__TASK REQUIREMENTS__:
The output must match the entries below exactly.

__DATA FOR PROCESSING__:

class mf_nerf_desc(C.Structure):
    _fields_ = [("D", C.c_int32), ("W", C.c_int32), ("in_channels_xyz", C.c_int32),
                ("skip_mask", C.c_uint32), ("extra_feat_type", C.c_int32), ("extra_feat_dim", C.c_int32),
                ("trunk_w", _fp * MF_MAX_LAYERS), ("trunk_b", _fp * MF_MAX_LAYERS),
                ("final_w", _fp), ("final_b", _fp), ("extra_w", _fp), ("extra_b", _fp),
                ("sigma_w", _fp), ("sigma_b", _fp), ("rgb_w", _fp), ("rgb_b", _fp)]


class mf_nof_desc(C.Structure):
    _fields_ = [("D", C.c_int32), ("W", C.c_int32), ("in_channels_xyz", C.c_int32),
                ("extra_feat_dim", C.c_int32), ("skip_mask", C.c_uint32), ("use_quat", C.c_int32),
                ("trunk_w", _fp * MF_MAX_LAYERS), ("trunk_b", _fp * MF_MAX_LAYERS),
                ("head_w", _fp), ("head_b", _fp)]


class mf_wgrad_item(C.Structure):
    _fields_ = [("G", _fp), ("g_stride", C.c_int64), ("n_out", C.c_int32),
                ("X", _fp), ("x_stride", C.c_int64), ("n_in", C.c_int32),
                ("dW", _fp), ("db", _fp)]


MF_WG_MAX_ITEMS = 32


class mf_sheet_panel(C.Structure):
    _fields_ = [("rows", _fp), ("kind", C.c_int32), ("nan_value", C.c_float)]


MF_SHEET_MAX_PANELS = 8
MF_PANEL_RGB, MF_PANEL_DEPTH = 0, 1


MF_IMAGE_NONE, MF_IMAGE_ROWS, MF_IMAGE_U8_RGB, MF_IMAGE_U8_RGBA = 0, 1, 2, 3
MF_BACKGROUND_NONE, MF_BACKGROUND_ROWS, MF_BACKGROUND_COLOUR = 0, 1, 2


class mf_ray_batch_args(C.Structure):
    _fields_ = [("H", C.c_int32), ("W", C.c_int32), ("focal", C.c_float), ("cx", C.c_float), ("cy", C.c_float),
                ("has_c2w", C.c_int32), ("c2w", C.c_float * 12), ("nearv", C.c_float), ("farv", C.c_float), ("idx", C.c_float),
                ("has_chain", C.c_int32), ("chain_idx", C.c_float),
                ("val_inds", _fp), ("n_valid", C.c_int64), ("perm", _fp), ("n_rows", C.c_int64),
                ("image", _fp), ("image_kind", C.c_int32), ("background", _fp), ("background_kind", C.c_int32),
                ("rays_out", _fp), ("rgbs_out", _fp), ("background_out", _fp), ("sel_out", _fp)]


class mf_point_loss_args(C.Structure):
    _fields_ = [("Q", C.c_int64), ("pairs", _fp), ("inside", _fp), ("use_all", C.c_int32), ("pred_bw", _fp), ("pred_fw", _fp),
                ("n_nerfs", C.c_int32), ("sigma", _fp * 2), ("delta", C.c_float * 2)]


class mf_loss_pass(C.Structure):
    _fields_ = [("rgb", _fp), ("alphas", _fp), ("disp_local", _fp), ("disp_global", _fp), ("n_samples", C.c_int32)]


class mf_loss_grad_pass(C.Structure):
    _fields_ = [("rgb", _fp), ("g_rgb", _fp), ("alphas", _fp), ("n_samples", C.c_int32),
                ("rays", _fp), ("ray_stride", C.c_int64), ("z_vals", _fp),
                ("recon_local", _fp), ("g_recon_local", _fp), ("recon_global", _fp), ("g_recon_global", _fp)]


class mf_render_args(C.Structure):
    _fields_ = [("rays", _fp), ("ray_stride", C.c_int64), ("n_rays", C.c_int64),
                ("background", _fp), ("n_samples", C.c_int32),
                ("z_vals", _fp), ("z_steps", _fp), ("use_disp", C.c_int32),
                ("noise", _fp), ("activation", C.c_int32), ("flags", C.c_int32),
                ("nerf", C.POINTER(mf_nerf_desc)), ("nerf_packed", _fp),
                ("emb_xyz", mf_embedding), ("emb_extra", mf_embedding),
                ("nof_bw", C.POINTER(mf_nof_desc)), ("nof_bw_packed", _fp),
                ("nof_fw", C.POINTER(mf_nof_desc)), ("nof_fw_packed", _fp),
                ("nof_emb_xyz", mf_embedding), ("nof_emb_ind", mf_embedding),
                ("rgb", _fp), ("depth", _fp), ("opacity", _fp), ("weights", _fp), ("alphas", _fp),
                ("disp_local", _fp), ("disp_global", _fp), ("precision", C.c_int32),
                ("dump_acts", _fp), ("dump_stride", C.c_int64), ("dump_rgbsigma", _fp), ("dump_xyz", _fp),
                ("dump_nof_acts", _fp), ("dump_nof_stride", C.c_int64), ("dump_nof_emb", _fp), ("dump_nof_out", _fp),
                ("dump_nof_plane", C.c_int32 * 5),
                ("workspace", _fp), ("workspace_bytes", C.c_int64),
                ("dump_mask", _fp), ("dump_mask_stride", C.c_int64)]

__RESULT FOR THIS TASK__:
class mf_nerf_desc(C.Structure):
    _fields_ = [("D", C.c_int32), ("W", C.c_int32), ("in_channels_xyz", C.c_int32),
                ("skip_mask", C.c_uint32), ("extra_feat_type", C.c_int32), ("extra_feat_dim", C.c_int32),
                ("trunk_w", _fp * MF_MAX_LAYERS), ("trunk_b", _fp * MF_MAX_LAYERS),
                ("final_w", _fp), ("final_b", _fp), ("extra_w", _fp), ("extra_b", _fp),
                ("sigma_w", _fp), ("sigma_b", _fp), ("rgb_w", _fp), ("rgb_b", _fp)]


class mf_nof_desc(C.Structure):
    _fields_ = [("D", C.c_int32), ("W", C.c_int32), ("in_channels_xyz", C.c_int32),
                ("extra_feat_dim", C.c_int32), ("skip_mask", C.c_uint32), ("use_quat", C.c_int32),
                ("trunk_w", _fp * MF_MAX_LAYERS), ("trunk_b", _fp * MF_MAX_LAYERS),
                ("head_w", _fp), ("head_b", _fp)]


class mf_wgrad_item(C.Structure):
    _fields_ = [("G", _fp), ("g_stride", C.c_int64), ("n_out", C.c_int32),
                ("X", _fp), ("x_stride", C.c_int64), ("n_in", C.c_int32),
                ("dW", _fp), ("db", _fp)]


MF_WG_MAX_ITEMS = 32


class mf_sheet_panel(C.Structure):
    _fields_ = [("rows", _fp), ("kind", C.c_int32), ("nan_value", C.c_float)]


MF_SHEET_MAX_PANELS = 8
MF_PANEL_RGB, MF_PANEL_DEPTH = 0, 1


MF_IMAGE_NONE, MF_IMAGE_ROWS, MF_IMAGE_U8_RGB, MF_IMAGE_U8_RGBA = 0, 1, 2, 3
MF_BACKGROUND_NONE, MF_BACKGROUND_ROWS, MF_BACKGROUND_COLOUR = 0, 1, 2


class mf_ray_batch_args(C.Structure):
    _fields_ = [("H", C.c_int32), ("W", C.c_int32), ("focal", C.c_float), ("cx", C.c_float), ("cy", C.c_float),
                ("has_c2w", C.c_int32), ("c2w", C.c_float * 12), ("nearv", C.c_float), ("farv", C.c_float), ("idx", C.c_float),
                ("has_chain", C.c_int32), ("chain_idx", C.c_float),
                ("val_inds", _fp), ("n_valid", C.c_int64), ("perm", _fp), ("n_rows", C.c_int64),
                ("image", _fp), ("image_kind", C.c_int32), ("background", _fp), ("background_kind", C.c_int32),
                ("rays_out", _fp), ("rgbs_out", _fp), ("background_out", _fp), ("sel_out", _fp)]


class mf_point_loss_args(C.Structure):
    _fields_ = [("Q", C.c_int64), ("pairs", _fp), ("inside", _fp), ("use_all", C.c_int32), ("pred_bw", _fp), ("pred_fw", _fp),
                ("n_nerfs", C.c_int32), ("sigma", _fp * 2), ("delta", C.c_float * 2)]


class mf_loss_pass(C.Structure):
    _fields_ = [("rgb", _fp), ("alphas", _fp), ("disp_local", _fp), ("disp_global", _fp), ("n_samples", C.c_int32)]


class mf_loss_grad_pass(C.Structure):
    _fields_ = [("rgb", _fp), ("g_rgb", _fp), ("alphas", _fp), ("n_samples", C.c_int32),
                ("rays", _fp), ("ray_stride", C.c_int64), ("z_vals", _fp),
                ("recon_local", _fp), ("g_recon_local", _fp), ("recon_global", _fp), ("g_recon_global", _fp)]


class mf_render_args(C.Structure):
    _fields_ = [("rays", _fp), ("ray_stride", C.c_int64), ("n_rays", C.c_int64),
                ("background", _fp), ("n_samples", C.c_int32),
                ("z_vals", _fp), ("z_steps", _fp), ("use_disp", C.c_int32),
                ("noise", _fp), ("activation", C.c_int32), ("flags", C.c_int32),
                ("nerf", C.POINTER(mf_nerf_desc)), ("nerf_packed", _fp),
                ("emb_xyz", mf_embedding), ("emb_extra", mf_embedding),
                ("nof_bw", C.POINTER(mf_nof_desc)), ("nof_bw_packed", _fp),
                ("nof_fw", C.POINTER(mf_nof_desc)), ("nof_fw_packed", _fp),
                ("nof_emb_xyz", mf_embedding), ("nof_emb_ind", mf_embedding),
                ("rgb", _fp), ("depth", _fp), ("opacity", _fp), ("weights", _fp), ("alphas", _fp),
                ("disp_local", _fp), ("disp_global", _fp), ("precision", C.c_int32),
                ("dump_acts", _fp), ("dump_stride", C.c_int64), ("dump_rgbsigma", _fp), ("dump_xyz", _fp),
                ("dump_nof_acts", _fp), ("dump_nof_stride", C.c_int64), ("dump_nof_emb", _fp), ("dump_nof_out", _fp),
                ("dump_nof_plane", C.c_int32 * 5),
                ("workspace", _fp), ("workspace_bytes", C.c_int64),
                ("dump_mask", _fp), ("dump_mask_stride", C.c_int64)]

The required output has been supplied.